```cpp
template <int D, int NE>
__global__ __launch_bounds__(PS_CP_NT) void k_cg_persist(
    int n , int ntasks, const CpTask* __restrict__ tasks,
    const int32_t* __restrict__ row_task0 ,
    const int32_t* __restrict__ acol_idx, const double* __restrict__ Saug,
    const double* __restrict__ r0, const double* __restrict__ w0, const double* __restrict__ s0,
    double* __restrict__ p_io, double* __restrict__ x_io,
    double* __restrict__ hist, int cap, int nlaunch , double tol2,
    int32_t* __restrict__ status, double* __restrict__ scalars,
    ps_u64* __restrict__ exch , unsigned salt, unsigned spin_limit,
    long long* __restrict__ dbg , CpRecover rec)
{
    constexpr int DD = D * D;
    __shared__ double rn[PS_CP_MAXN];
    __shared__ double wex[NE * PS_CP_NT];
    __shared__ double red[2][2][PS_CP_NT / 64];
    __shared__ int bad;
    const int t = threadIdx.x, wv = t >> 6, lane = t & 63, kk = lane >> 3, r = lane & 7;
    const int task = blockIdx.x * (PS_CP_NT / 64) + wv;
    const bool chief = blockIdx.x == 0 && t == 0;
    const size_t nex = (size_t)ntasks * D;
    if (t == 0) bad = 0;
    int b0 = 0, b1 = 0;
    if (task < ntasks) { const CpTask tk = tasks[task]; b0 = tk.b0; b1 = tk.b1; }
    int cj[PS_CP_NQ];
    double sv[PS_CP_NQ][D];
#pragma unroll
    for (int q = 0; q < PS_CP_NQ; ++q) {
        const int b = b0 + kk + 8 * q;
        cj[q] = 0;
#pragma unroll
        for (int c = 0; c < D; ++c) sv[q][c] = 0.0;
        if (b < b1 && r < D) {
            cj[q] = acol_idx[b] * D;
            const double* sb = Saug + (size_t)b * DD + r * D;
#pragma unroll
            for (int c = 0; c < D; ++c) sv[q][c] = sb[c];
        }
    }
    double vr[PS_CP_NV], vw[PS_CP_NV], vs[PS_CP_NV], vp[PS_CP_NV], vx[PS_CP_NV];
    int e0[PS_CP_NV], en[PS_CP_NV];
#pragma unroll
    for (int v = 0; v < PS_CP_NV; ++v) {
        const int i = t + v * PS_CP_NT;
        vr[v] = vw[v] = vs[v] = vp[v] = vx[v] = 0.0; e0[v] = 0; en[v] = 0;
        if (i < n) {
            vr[v] = r0[i]; vw[v] = w0[i]; vs[v] = s0[i]; vp[v] = p_io[i]; vx[v] = x_io[i];
            const int row = i / D, ta = row_task0[row];
            e0[v] = ta * D + (i - row * D); en[v] = row_task0[row + 1] - ta;
        }
    }
    if (status[ST_PCG_DONE]) return;
    double gamma = 0.0, delta = 0.0, inv_gprev = 0.0, inv_aprev = 0.0, thresh = 0.0;
    bool converged = false;
    long long ck[8] = {0, 0, 0, 0, 0, 0, 0, 0};
#define PS_CP_CLK(i) do { if (dbg) { const long long now_ = wall_clock64(); ck[i] += now_ - last_; last_ = now_; } } while (0)
    long long last_ = dbg ? wall_clock64() : 0;
    for (int k = -1; k < nlaunch - 1; ++k) {
        double alpha = 0.0, beta = 0.0;
        if (k >= 0) {
            if (k == 0) thresh = tol2 * gamma;
            if (!(gamma > thresh)) {
                if (chief) { status[ST_PCG_DONE] = (gamma != gamma) ? 2 : 1; scalars[SC_RRFINAL] = gamma; if (k == 0) scalars[SC_RR0] = gamma; }
                converged = !(gamma != gamma);
                break;
            }
            beta = (k == 0) ? 0.0 : gamma * inv_gprev;
            const double denom = (k == 0) ? delta : delta - beta * gamma * inv_aprev;
            alpha = gamma / denom;
            if (!(denom > 0.0)) {
                if (chief) { status[ST_PCG_DONE] = 2; scalars[SC_RRFINAL] = gamma; }
                break;
            }
            if (chief) {
                hist[k] = gamma; hist[cap + k] = alpha; status[ST_PCG_ITERS] = k + 1; scalars[SC_RRFINAL] = gamma;
                if (k == 0) { scalars[SC_THRESH] = thresh; scalars[SC_RR0] = gamma; }
            }
        }
        const double gamma_now = gamma, alpha_now = alpha;
        double gs = 0.0;
#pragma unroll
        for (int v = 0; v < PS_CP_NV; ++v) {
            const int i = t + v * PS_CP_NT;
            const double sn = vw[v] + beta * vs[v];
            const double pn = vr[v] + beta * vp[v];
            const double rnv = cg_rnew(vr[v], vw[v], vs[v], alpha, beta);
            vs[v] = sn; vp[v] = pn; vx[v] += alpha * pn; vr[v] = rnv;
            if (i < n) { rn[i] = rnv; gs += rnv * rnv; }
        }
        double (*rd)[PS_CP_NT / 64] = red[k & 1];
        gs = wave_sum(gs);
        if (lane == 0) rd[0][wv] = gs;
        PS_CP_CLK(0);
        __syncthreads();
        PS_CP_CLK(1);
        double gamma_next = 0.0;
#pragma unroll
        for (int w2 = 0; w2 < PS_CP_NT / 64; ++w2) gamma_next += rd[0][w2];
        const unsigned tag = salt * 4096u + (unsigned)(k + 2);
        ps_u64* buf = exch + (size_t)(k & 1) * nex * 2;
        {
            double acc = 0.0;
#pragma unroll
            for (int q = 0; q < PS_CP_NQ; ++q) {
                const double* v = rn + cj[q];
#pragma unroll
                for (int c = 0; c < D; ++c) acc += sv[q][c] * v[c];
            }
            acc += __shfl_xor(acc, 8, 64);
            acc += __shfl_xor(acc, 16, 64);
            acc += __shfl_xor(acc, 32, 64);
            if (task < ntasks && lane < D) cp_put(buf + 2 * ((size_t)task * D + lane), tag, acc);
        }
        if (k >= 0) { inv_gprev = 1.0 / gamma_now; inv_aprev = 1.0 / alpha_now; }
        PS_CP_CLK(2);
        {
            double gv[NE];
            bool ok = false;
            const long long t_enter = (long long)wall_clock64();
            for (unsigned spins = 0; !ok; ++spins) {
                ok = true;
#pragma unroll
                for (int v = 0; v < NE; ++v) {
                    const int j = t + v * PS_CP_NT;
                    gv[v] = 0.0;
                    if (j < (int)nex) {
                        const ps_u64* g = buf + 2 * (size_t)j;
                        const ps_u64 a = __hip_atomic_load((const ps_gu64*)g, __ATOMIC_RELAXED, __HIP_MEMORY_SCOPE_AGENT);
                        const ps_u64 b = __hip_atomic_load((const ps_gu64*)(g + 1), __ATOMIC_RELAXED, __HIP_MEMORY_SCOPE_AGENT);
                        ok = ok && (unsigned)(a >> 32) == tag && (unsigned)(b >> 32) == tag;
                        gv[v] = __longlong_as_double((long long)((a & 0xffffffffull) | (b << 32)));
                    }
                }
                ok = __all(ok);
                if (!ok) {
                    if (spins > spin_limit || (long long)wall_clock64() - t_enter > PS_PERSIST_TIMEOUT_TICKS) { bad = 1; break; }
                    if (PS_CP_SLEEP) __builtin_amdgcn_s_sleep(PS_CP_SLEEP);
                    ck[7] += 1;
                }
            }
#pragma unroll
            for (int v = 0; v < NE; ++v) { const int j = t + v * PS_CP_NT; if (j < (int)nex) wex[j] = gv[v]; }
        }
        PS_CP_CLK(3);
        __syncthreads();
        PS_CP_CLK(4);
#pragma unroll
        for (int v = 0; v < PS_CP_NV; ++v) {
            double wsum = 0.0;
            for (int m = 0; m < en[v]; ++m) wsum += wex[e0[v] + m * D];
            vw[v] = wsum;
        }
        double ds = 0.0;
#pragma unroll
        for (int v = 0; v < PS_CP_NV; ++v) ds += vw[v] * vr[v];
        ds = wave_sum(ds);
        if (lane == 0) rd[1][wv] = ds;
        __syncthreads();
        PS_CP_CLK(5);
        if (bad) {
            if (t == 0) { status[ST_PCG_DONE] = 2; status[ST_PERSIST_FAIL] = 1; }
            break;
        }
        gamma = gamma_next; delta = 0.0;
#pragma unroll
        for (int w2 = 0; w2 < PS_CP_NT / 64; ++w2) delta += rd[1][w2];
    }
    if (dbg && chief) for (int i = 0; i < 8; ++i) dbg[i] += ck[i];
#undef PS_CP_CLK
    if (blockIdx.x == 0) {
        if (converged && rec.x) {
            const int nc = rec.ncb * D, nf = rec.nr * D;
            __syncthreads();
#pragma unroll
            for (int v = 0; v < PS_CP_NV; ++v) { const int i = t + v * PS_CP_NT; if (i < n) rn[i] = vx[v]; }
            __syncthreads();
            const double* xc = rn + nf;
            for (int base = 0; base < nc; base += PS_CP_NT / 8) {
                const int kq = base + t / 8, sub = t & 7;
                double v = 0.0;
                if (kq < nc) for (int m = kq + sub; m < nc; m += 8) v += rec.Lci[(size_t)m * nc + kq] * xc[m];
                v += __shfl_xor(v, 1, 64); v += __shfl_xor(v, 2, 64); v += __shfl_xor(v, 4, 64);
                if (kq < nc && sub == 0) wex[kq] = v;
            }
            __syncthreads();
            for (int e = t; e < nf; e += PS_CP_NT) {
                const int i = e / D, c = e - i * D, q = rec.pnode[i];
                const double w0 = rec.pw0[i], w1 = rec.pw1[i];
                double z[D];
#pragma unroll
                for (int m = 0; m < D; ++m) z[m] = w0 * wex[q * D + m] + ((q + 1 < rec.ncb) ? w1 * wex[(q + 1) * D + m] : 0.0);
                double v = 0.0;
#pragma unroll
                for (int a = 0; a < D; ++a) {
                    double xhat = rn[i * D + a];
#pragma unroll
                    for (int m = 0; m < D; ++m) xhat += rec.Bmat[(size_t)i * DD + a * D + m] * z[m];
                    v += rec.Linv[(size_t)i * DD + a * D + c] * xhat;
                }
                rec.x[e] = v;
            }
        }
#pragma unroll
        for (int v = 0; v < PS_CP_NV; ++v) {
            const int i = t + v * PS_CP_NT;
            if (i < n) { x_io[i] = vx[v]; p_io[i] = vp[v]; }
        }
    }
}
```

# # # # #

### Activity
Extract from the material all lines containing the string "long".

### Answer to this problem
    long long* __restrict__ dbg , CpRecover rec)
    long long ck[8] = {0, 0, 0, 0, 0, 0, 0, 0};
#define PS_CP_CLK(i) do { if (dbg) { const long long now_ = wall_clock64(); ck[i] += now_ - last_; last_ = now_; } } while (0)
    long long last_ = dbg ? wall_clock64() : 0;
            const long long t_enter = (long long)wall_clock64();
                        gv[v] = __longlong_as_double((long long)((a & 0xffffffffull) | (b << 32)));
                    if (spins > spin_limit || (long long)wall_clock64() - t_enter > PS_PERSIST_TIMEOUT_TICKS) { bad = 1; break; }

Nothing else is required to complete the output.